It is widely acknowledged that support for classical forestry education worldwide is declining and that new forestry-related programmes are developing. It is difficult to be precise about the fundamental causes of this situation as there are no direct cause-effect relationships, but it appears that there is a complex interplay of forces at global and local scales that make classical forestry education appear obsolete.

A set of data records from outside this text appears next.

template <bool FUSED, int PW>
__global__ __launch_bounds__(2048 / PW) void jacb_eigen(const double* __restrict__ Gpart, int nchunks, long sG_mat, int nblk, int nblk2, int step,
                                                   JacState* __restrict__ st, const double* __restrict__ floor2, double tol2,
                                                   double* __restrict__ Qt_all, long sQ_mat, int* __restrict__ flags, long sF_mat,
                                                   unsigned long long* __restrict__ offmax, int max_inner, int cross_only) {
  __shared__ double G[PB][PB + 1];
  __shared__ double Q[PB][PB + 1];
  __shared__ unsigned s_rot[32 / PW];
  const int pairIdx = blockIdx.x, mat = blockIdx.y;
  if (st[mat].done) return;
  int I, J;
  jacb_pair(nblk2, step, pairIdx, I, J);
  if (J >= nblk) return;
  const int t = threadIdx.x, lane = t & 63, wave = t >> 6;
  if constexpr (FUSED) {
    static_assert(!FUSED || PW == 8, "the fused Gram phase is written for 4 waves");
    const int N = nchunks, fx = lane & 15, fk = lane >> 4;
    const double* W = Gpart + mat * sG_mat;
    const double* rp[4];
#pragma unroll
    for (int q = 0; q < 4; q++) rp[q] = W + pair_row(q * 16 + fx, I, J) * N;
    d4 acc[4][4];
#pragma unroll
    for (int i = 0; i < 4; i++)
#pragma unroll
      for (int j = 0; j < 4; j++) acc[i][j] = d4{0.0, 0.0, 0.0, 0.0};
    const int per = ((N + 63) / 64) * 16;
    gram_accumulate(acc, rp, wave * per, per, N, fk);
    gram_reduce_lds<PB + 1>(G, acc, wave, fk, fx);
    for (int e = t; e < PB * PB; e += 2048 / PW) Q[e / PB][e % PB] = (e / PB == e % PB) ? 1.0 : 0.0;
  } else {
    const double* Gp = Gpart + mat * sG_mat + (long)pairIdx * nchunks * (PB * PB);
    for (int e = t; e < PB * PB; e += 2048 / PW) {
      const int r = e / PB, c = e % PB;
      Q[r][c] = (r == c) ? 1.0 : 0.0;
      if ((r >> 4) > (c >> 4)) continue;
      double s = 0.0;
      for (int ch = 0; ch < nchunks; ch++) s += Gp[(long)ch * (PB * PB) + e];
      G[r][c] = s;
      if ((r >> 4) != (c >> 4)) G[c][r] = s;
    }
  }
  __syncthreads();
  const double fl = floor2[mat];
  unsigned total = 0;
  double relmax = 0.0;
  {
    int need = 0;
    for (int e = t; e < PB * PB; e += 2048 / PW) {
      const int i = e / PB, j = e % PB;
      if (i < j) { const double a = G[i][i], b = G[j][j], g = G[i][j]; need |= (a > fl) && (b > fl) && (g * g > tol2 * a * b); }
    }
    need = __syncthreads_or(need);
    if (!need) { if (t == 0) flags[mat * sF_mat + pairIdx] = 0; return; }
  }
  const int nrounds = cross_only ? BB : PB - 1;
  for (int inner = 0; inner < max_inner; inner++) {
    unsigned rot = 0;
    for (int r = 0; r < nrounds; r++) {
      int p, q;
      if (cross_only) { p = wave * PW + (lane & (PW - 1)); q = BB + ((p + r) & (BB - 1)); }
      else nd4_rr_pair(PB, r, wave * PW + (lane & (PW - 1)), p, q);
      const double a = G[p][p], b = G[q][q], g = G[p][q];
      const bool go = (a > fl) && (b > fl) && (g * g > tol2 * a * b);
      double c = 1.0, s = 0.0;
      if (go) {
        const double d = b - a, hh = 2.0 * g, rr = d * d + hh * hh;
        const double root = rr * fast_rsqrt(rr);
        const double tn = (((d < 0.0) != (g < 0.0)) ? -fabs(hh) : fabs(hh)) * fast_rcp(fabs(d) + root);
        const double cc = fast_rsqrt(1.0 + tn * tn);
        s = cc * tn;
        c = s * fast_rcp(1.0 + cc);
        relmax = fmax(relmax, (g * g) / (a * b));
      }
      rot += (unsigned)__popcll(__ballot(go && lane < PW));
      double sk[PW], ck[PW]; int pk[PW], qk[PW];
#define ND4_BC(K) sk[K] = bcast_d<K>(s); ck[K] = bcast_d<K>(c); pk[K] = bcast_i<K>(p); qk[K] = bcast_i<K>(q);
      ND4_BC(0) ND4_BC(1)
      if constexpr (PW > 2) { ND4_BC(2) ND4_BC(3) }
      if constexpr (PW > 4) { ND4_BC(4) ND4_BC(5) ND4_BC(6) ND4_BC(7) }
#undef ND4_BC
      {
        double gp[PW], gq[PW], up[PW], uq[PW];
#pragma unroll
        for (int k = 0; k < PW; k++) { gp[k] = G[pk[k]][lane]; gq[k] = G[qk[k]][lane]; up[k] = Q[pk[k]][lane]; uq[k] = Q[qk[k]][lane]; }
#pragma unroll
        for (int k = 0; k < PW; k++) {
          G[pk[k]][lane] = gp[k] - sk[k] * (gq[k] + ck[k] * gp[k]);
          G[qk[k]][lane] = gq[k] + sk[k] * (gp[k] - ck[k] * gq[k]);
          Q[pk[k]][lane] = up[k] - sk[k] * (uq[k] + ck[k] * up[k]);
          Q[qk[k]][lane] = uq[k] + sk[k] * (up[k] - ck[k] * uq[k]);
        }
      }
      __syncthreads();
      {
        double gp[PW], gq[PW];
#pragma unroll
        for (int k = 0; k < PW; k++) { gp[k] = G[lane][pk[k]]; gq[k] = G[lane][qk[k]]; }
#pragma unroll
        for (int k = 0; k < PW; k++) {
          G[lane][pk[k]] = gp[k] - sk[k] * (gq[k] + ck[k] * gp[k]);
          G[lane][qk[k]] = gq[k] + sk[k] * (gp[k] - ck[k] * gq[k]);
        }
      }
      __syncthreads();
    }
    if (lane == 0) s_rot[wave] = rot;
    __syncthreads();
    unsigned tot = 0;
    for (int w = 0; w < 32 / PW; w++) tot += s_rot[w];
    __syncthreads();
    total += tot;
    if (tot == 0) break;
  }
  double* Qt = Qt_all + mat * sQ_mat + (long)pairIdx * (PB * PB);
  if (total) for (int e = t; e < PB * PB; e += 2048 / PW) Qt[e] = Q[e / PB][e % PB];
#pragma unroll
  for (int off = 32; off > 0; off >>= 1) relmax = fmax(relmax, __shfl_xor(relmax, off));
  if (lane == 0 && relmax > 0.0) atomicMax(offmax, (unsigned long long)__double_as_longlong(relmax));
  if (t == 0) {
    flags[mat * sF_mat + pairIdx] = total ? 1 : 0;
    if (total) atomicAdd(&st[mat].rotations, total);
  }
}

Classical forestry education treated forests as distinct entities defined in time and space (minimum tree/canopy density in an area) and forest science has been built around the ecological, biological and economic importance of that ‘entity’. However as the social, cultural and environmental aspects of forestry grow in importance, particularly in Africa and much of the tropical developing world, they are re-defining forests and extending the bounds of forestry to include trees in different landscapes, including even non-wooded landscapes. This requires foresters to ‘think outside the box’, but learning to deal with forestry issues ‘outside the forest’ is one challenge that is yet to be fully integrated into forestry education. This paper relates Africa's experiences in order to initiate discussions about the way forward.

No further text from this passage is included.